Sunday, February 21, 2021

THE WEREWOLF (1956)

 

(Director: Fred F. Sears. Screenwriters: Robert E. Kent and James B. Gordon.)

Storyline

An amnesiac stranger shows up in Mountaincrest, a small town. Not long after his arrival, a notorious thug is killed, seemingly by a wild animal. While the townsfolk put together a search party for the creature, the doctors whose experiments created the beast head to Mountaincrest.

 

Review

WEREWOLF is an entertaining, straightforward lycanthropic work, typically Fifties in what it shows (e.g., no gore; the violence is PG-rated by today’s standards). The hour-and-nineteen-minute film wastes no time in setting up and delivering its monster-on-the-loose goods, with taut dialogue, cut-to-it scenes, solid acting, and well-written characters who are sympathetic to Duncan Marsh, a stranger saddled with amnesia and synthetic shapeshifting.

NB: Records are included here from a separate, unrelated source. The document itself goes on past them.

int cfdh_set_params(cfdh_ctx *c, double dt, double rho, double mu, double mu_facet, const double f[3]) {
  ENTER(c);
  if (!(dt > 0) || !(rho > 0) || !(mu > 0)) return cfdh_fail(c, CFDH_E_ARG, "dt, rho, mu must be positive");
// ... 586 lines not shown
      CHK(v_multidot(c, n, dA.p, ld, nvec, dx.p, ds.p, ww, mir_dev)); nd = nm = nvec + (ww ? 1 : 0); break;
    }
    case CFDH_KVOP_MULTIDOT32: CHK(v_multidot32(c, n, dA32.p, ld, nvec, dx.p, ds.p, mir_dev)); nd = nm = nvec + 1; break;
    case CFDH_KVOP_GRAM: CHK(v_gram(c, n, dA.p, ld, nvec, dx.p, ds.p)); nd = 8 * (nvec + 1); break;
    case CFDH_KVOP_MULTIAXPY:
      HIPCHK(c, hipMemcpyAsync(d1.p, dx.p, sizeof(double) * N, hipMemcpyDeviceToDevice, c->stream));
      CHK(v_multiaxpy(c, n, dA.p, ld, nvec, dc.p, d1.p)); break;
    case CFDH_KVOP_LINCOMB:
      HIPCHK(c, hipMemcpyAsync(d1.p, dx.p, sizeof(double) * N, hipMemcpyDeviceToDevice, c->stream));
      CHK(v_lincomb(c, n, dA.p, ld, nvec, dc.p, d1.p)); break;
    case CFDH_KVOP_LINCOMB_KEEP:
      HIPCHK(c, hipMemcpyAsync(d1.p, dx.p, sizeof(double) * N, hipMemcpyDeviceToDevice, c->stream));
      CHK(v_lincomb_keep(c, n, dA.p, ld, nvec, dc.p, d1.p, d2.p)); break;
    case CFDH_KVOP_GS_UPDATE_NORMALIZE: CHK(v_gs_update_normalize(c, n, dA.p, ld, nvec, dc.p, dx.p, d1.p, ds.p)); nd = 1; break;
    case CFDH_KVOP_GS_UPDATE32:
      CHK(v_gs_update32(c, n, dA32.p, ld, nvec, dc.p, dx.p, d1.p, d32.p, ds.p, mir_dev + (nvec + 1))); nd = 1; nm = nvec + 2; break;
    case CFDH_KVOP_STORE32: CHK(v_store32(c, n, dx.p, d32.p)); break;
    case CFDH_KVOP_GUESS: {
      CHK(v_guess_combine(c, n, dA.p, dB.p, ld, nvec, dc.p, dx.p, d1.p, d2.p));
      bool used = false; int rank = 0;
      CHK(v_guess_read(c, nvec, scal_host, &used, &rank, scal_host + 3));
      scal_host[1] = used ? 1.0 : 0.0; scal_host[2] = (double)rank;
      if (flags & 1) CHK(v_scale_inv_lean(c, n, d2.p));
      ns = nm = 3 + nvec;
      HIPCHK(c, hipMemcpyAsync(ds.p, c->red_out.p + RO_LEAN_S2, sizeof(double), hipMemcpyDeviceToDevice, c->stream));
      HIPCHK(c, hipMemcpyAsync(ds.p + 1, c->ky.p, sizeof(double) * nvec, hipMemcpyDeviceToDevice, c->stream));
      nd = 1 + nvec; break;
    }
    case CFDH_KVOP_AXPY:
      HIPCHK(c, hipMemcpyAsync(d1.p, dy.p, sizeof(double) * N, hipMemcpyDeviceToDevice, c->stream));
      CHK(v_axpy(c, n, scalar, dx.p, d1.p)); break;
    case CFDH_KVOP_WAXPY: CHK(v_waxpy(c, n, scalar, dx.p, dy.p, d1.p)); break;
    case CFDH_KVOP_SCALE:
      HIPCHK(c, hipMemcpyAsync(d1.p, dx.p, sizeof(double) * N, hipMemcpyDeviceToDevice, c->stream));
      CHK(v_scale(c, n, scalar, d1.p)); break;
    case CFDH_KVOP_SCALE_TO: CHK(v_scale_to(c, n, scalar, dx.p, d1.p)); break;
    case CFDH_KVOP_PMULT: CHK(v_pointwise_mult(c, n, dx.p, dy.p, d1.p)); break;
  }
  HIPCHK(c, hipStreamSynchronize(c->stream));
  if (nd) HIPCHK(c, hipMemcpy(scal_dev, dev_src, sizeof(double) * nd, hipMemcpyDeviceToHost));
  for (int i = 0; i < nm; i++) scal_mirror[i] = mir_host[i];
  nscal[0] = ns; nscal[1] = nd; nscal[2] = nm;
  if (o1) CHK(d1.get(c, out1, N));
  if (o2) CHK(d2.get(c, out2, N));
  if (o32) CHK(d32.get(c, out32, N));
  return 0;
}

static int amg_pick(cfdh_ctx *c, const char *name, int hier, int level, AmgHier **H, AmgLevel **L) {
  if (!c->pc_valid) return cfdh_fail(c, CFDH_E_STATE, "%s: no preconditioner built yet (cfdh_apply_preconditioner or cfdh_solve_step first)", name);
  *H = nullptr;
  *L = nullptr;
  if (hier == CFDH_AMG_HIER_H) {
    if (c->opt.pc_type != 1 || c->Hlev.n <= 0) return cfdh_fail(c, CFDH_E_STATE, "%s: H exists for pc_type 1 only", name);
    *L = &c->Hlev;
    return 0;
  }
  if (hier == CFDH_AMG_HIER_DL0) {
    if (c->gp_n <= 0 || !c->hLg.valid || !c->dl0.on) return cfdh_fail(c, CFDH_E_STATE, "%s: no distributed finest pressure level on this context", name);
    *H = &c->hLg;
    return 0;
  }
  if (hier != CFDH_AMG_HIER_A && hier != CFDH_AMG_HIER_P && hier != CFDH_AMG_HIER_PG) return cfdh_fail(c, CFDH_E_ARG, "%s: unknown hierarchy %d", name, hier);
  if (hier == CFDH_AMG_HIER_A && c->opt.pc_type == 0) return cfdh_fail(c, CFDH_E_STATE, "%s: pc_type 0 has no velocity hierarchy", name);
  if (hier == CFDH_AMG_HIER_PG && c->gp_n <= 0) return cfdh_fail(c, CFDH_E_STATE, "%s: no replicated pressure space (cfdh_set_global_pressure_space)", name);
  AmgHier *h = hier == CFDH_AMG_HIER_A ? &c->hA : hier == CFDH_AMG_HIER_PG ? &c->hLg : (c->opt.pc_type == 0 ? &c->hS : &c->hL);
  if (!h->valid) return cfdh_fail(c, CFDH_E_STATE, "%s: hierarchy %d is not built", name, hier);
  if (level < 0 || level >= (int)h->lev.size()) return cfdh_fail(c, CFDH_E_ARG, "%s: level %d of %d", name, level, (int)h->lev.size());
  *H = h;
  *L = h->lev[level];
  return 0;
}
static bool amg_local_dim(const cfdh_ctx *c, int n) { return n == (int)c->perm.size() || n == c->nvo; }

int cfdh_get_amg_operator(cfdh_ctx *c, int hier, int level, int which, int64_t *nrow, int64_t *ncol, int64_t *nnz, int32_t *rowptr,
                          int32_t *col, double *vals) {
  NOT_IPCS(c, "cfdh_get_amg_operator");
  if (!c || !nrow || !ncol || !nnz) return CFDH_E_ARG;
  ENTER(c);
  AmgHier *H = nullptr;
  AmgLevel *L = nullptr;
  CHK(amg_pick(c, "cfdh_get_amg_operator", hier, level, &H, &L));
  const bool dl0 = hier == CFDH_AMG_HIER_DL0;
  if (dl0 ? (which != CFDH_AMG_OP_A && which != CFDH_AMG_OP_P && which != CFDH_AMG_OP_PT) : (which < CFDH_AMG_OP_A || which > CFDH_AMG_OP_SC))
    return cfdh_fail(c, CFDH_E_ARG, "cfdh_get_amg_operator: unknown operator %d", which);
  if (!H || dl0) level = 0;
  const CsrDev &M = dl0 ? (which == CFDH_AMG_OP_A ? c->dl0.A : which == CFDH_AMG_OP_P ? c->dl0.P : c->dl0.PT)
                        : which == CFDH_AMG_OP_A ? L->A : which == CFDH_AMG_OP_P ? L->P : which == CFDH_AMG_OP_G ? L->G : which == CFDH_AMG_OP_SB ? L->Sb : L->Sc;
  if (M.n <= 0 || !M.rowptr.p || !M.col.p || !M.val.p)
    return cfdh_fail(c, CFDH_E_STATE, "cfdh_get_amg_operator: operator %d of level %d is not kept in fp64 CSR (P: CFDH_AMG_KEEP=1 before the build)", which, level);
  *nrow = M.n; *ncol = M.m; *nnz = M.nnz;
  if (!rowptr && !col && !vals) return 0;
  if (!rowptr || !col || !vals) return cfdh_fail(c, CFDH_E_ARG, "pass all of rowptr/col/vals or none");
  std::vector<int> rp((size_t)M.n + 1), cl((size_t)M.nnz);
  std::vector<double> vl((size_t)M.nnz);
  HIPCHK(c, hipMemcpyAsync(rp.data(), M.rowptr.p, sizeof(int) * rp.size(), hipMemcpyDeviceToHost, c->stream));
  if (M.nnz > 0) {
    HIPCHK(c, hipMemcpyAsync(cl.data(), M.col.p, sizeof(int) * cl.size(), hipMemcpyDeviceToHost, c->stream));
    HIPCHK(c, hipMemcpyAsync(vl.data(), M.val.p, sizeof(double) * vl.size(), hipMemcpyDeviceToHost, c->stream));
  }
  HIPCHK(c, hipStreamSynchronize(c->stream));
  if (rp[M.n] != M.nnz) return cfdh_fail(c, CFDH_E_STATE, "cfdh_get_amg_operator: rowptr ends at %d, the operator holds %d entries", rp[M.n], M.nnz);
  const bool local0 = level == 0 && hier != CFDH_AMG_HIER_PG;
  const bool rows0 = local0 && which != CFDH_AMG_OP_G && which != CFDH_AMG_OP_PT && amg_local_dim(c, M.n);
  const bool cols0 = local0 && (which == CFDH_AMG_OP_A || which == CFDH_AMG_OP_SB || which == CFDH_AMG_OP_G || which == CFDH_AMG_OP_PT) && amg_local_dim(c, M.m);
  const bool resort = cols0 && which != CFDH_AMG_OP_PT;
  int64_t pos = 0;
  std::vector<std::pair<int, double>> row;
  for (int ru = 0; ru < M.n; ru++) {
    const int r = rows0 ? c->perm[ru] : ru;
    rowptr[ru] = (int32_t)pos;
    row.clear();
    for (int k = rp[r]; k < rp[r + 1]; k++) row.push_back({cols0 ? c->iperm[cl[k]] : cl[k], vl[k]});
    if (resort) std::stable_sort(row.begin(), row.end(), [](const std::pair<int, double> &a, const std::pair<int, double> &b) { return a.first < b.first; });
    for (auto &e : row) { col[pos] = e.first; vals[pos] = e.second; pos++; }
  }
  rowptr[M.n] = (int32_t)pos;
  return 0;
}

int cfdh_get_amg_vectors(cfdh_ctx *c, int hier, int level, int which, int64_t *n, double *out) {
  NOT_IPCS(c, "cfdh_get_amg_vectors");
  if (!c || !n) return CFDH_E_ARG;
  ENTER(c);
  AmgHier *H = nullptr;
  AmgLevel *L = nullptr;
  CHK(amg_pick(c, "cfdh_get_amg_vectors", hier, level, &H, &L));
  const bool dl0 = hier == CFDH_AMG_HIER_DL0;
  if (!H || dl0) level = 0;
  if (dl0 && which != CFDH_AMG_VEC_WDINV && which != CFDH_AMG_VEC_ORDER && which != CFDH_AMG_VEC_DL0_SHAPE)
    return cfdh_fail(c, CFDH_E_ARG, "cfdh_get_amg_vectors: the distributed level has no item %d", which);
  AmgLevel dl0_view;
  if (dl0) { dl0_view.n = c->nv; L = &dl0_view; }
  const bool perm0 = level == 0 && hier != CFDH_AMG_HIER_PG && amg_local_dim(c, L->n);
  auto fetch = [&](const void *src, size_t bytes, void *dst) -> int {
    HIPCHK(c, hipMemcpyAsync(dst, src, bytes, hipMemcpyDeviceToHost, c->stream));
    HIPCHK(c, hipStreamSynchronize(c->stream));
    return 0;
  };
  const int nvo = c->nvo;
  switch (which) {
    case CFDH_AMG_VEC_DINV:
    case CFDH_AMG_VEC_WDINV: {
      const dbuf<double> &v = dl0 ? c->dl0.wdinv : which == CFDH_AMG_VEC_DINV ? L->dinv : L->wdinv;
      if (!v.p || (int)v.n < L->n) return cfdh_fail(c, CFDH_E_STATE, "cfdh_get_amg_vectors: vector %d is not there", which);
      *n = L->n;
      if (!out) return 0;
      std::vector<double> h((size_t)L->n);
      CHK(fetch(v.p, sizeof(double) * h.size(), h.data()));
      for (int i = 0; i < L->n; i++) out[i] = h[perm0 ? c->perm[i] : i];
      return 0;
    }
    case CFDH_AMG_VEC_AGG: {
      if (!L->agg.p || (int)L->agg.n < L->n) return cfdh_fail(c, CFDH_E_STATE, "cfdh_get_amg_vectors: the aggregate ids were not kept (CFDH_AMG_KEEP=1 before the build)");
      *n = L->n;
      if (!out) return 0;
      std::vector<int> h((size_t)L->n);
      CHK(fetch(L->agg.p, sizeof(int) * h.size(), h.data()));
      for (int i = 0; i < L->n; i++) out[i] = (double)h[perm0 ? c->perm[i] : i];
      return 0;
    }
    case CFDH_AMG_VEC_COARSE_INV: {
      if (!H || H->coarse_n <= 0 || !H->coarse_inv.p) return cfdh_fail(c, CFDH_E_STATE, "cfdh_get_amg_vectors: no dense coarsest inverse");
      *n = (int64_t)H->coarse_n * H->coarse_n;
      if (!out) return 0;
      if (H->lev.size() == 1 && hier != CFDH_AMG_HIER_PG && amg_local_dim(c, H->coarse_n)) {
        const size_t m = (size_t)H->coarse_n;
        std::vector<double> h(m * m);
        CHK(fetch(H->coarse_inv.p, sizeof(double) * h.size(), h.data()));
        for (size_t i = 0; i < m; i++)
          for (size_t j = 0; j < m; j++) out[i * m + j] = h[(size_t)c->perm[i] * m + (size_t)c->perm[j]];
        return 0;
      }
      return fetch(H->coarse_inv.p, sizeof(double) * (size_t)*n, out);
    }
    case CFDH_AMG_VEC_D: {
      if (L->Dn <= 0 || !L->D.p) return cfdh_fail(c, CFDH_E_STATE, "cfdh_get_amg_vectors: level %d has no folded dense correction", level);
      *n = (int64_t)L->n * L->Dn;
      if (!out) return 0;
      std::vector<float> h((size_t)*n);
      CHK(fetch(L->D.p, sizeof(float) * h.size(), h.data()));
      for (int i = 0; i < L->n; i++) {
        const size_t r = (size_t)(perm0 ? c->perm[i] : i);
        for (int j = 0; j < L->Dn; j++) out[(size_t)i * L->Dn + j] = (double)h[r * L->Dn + j];
      }
// ... 471 lines not shown
  c->n_cycles = c->n_guess_projections = c->n_iter_sync = 0;
  c->n_krylov_discarded = 0;
  return 0;
}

Adding to the fun of this flick is its convincing lycanthropic makeup, created by Clay Campbell, who originally used it in THE RETURN OF THE VAMPIRE (1943; director: Lew Landers)─Campbell was not credited for his work on RETURN and WEREWOLF, and used the same (or similar) makeup in other films.

Good film, WEREWOLF─worth watching, possibly worth owning if you’re into well-made Fifties monster movies.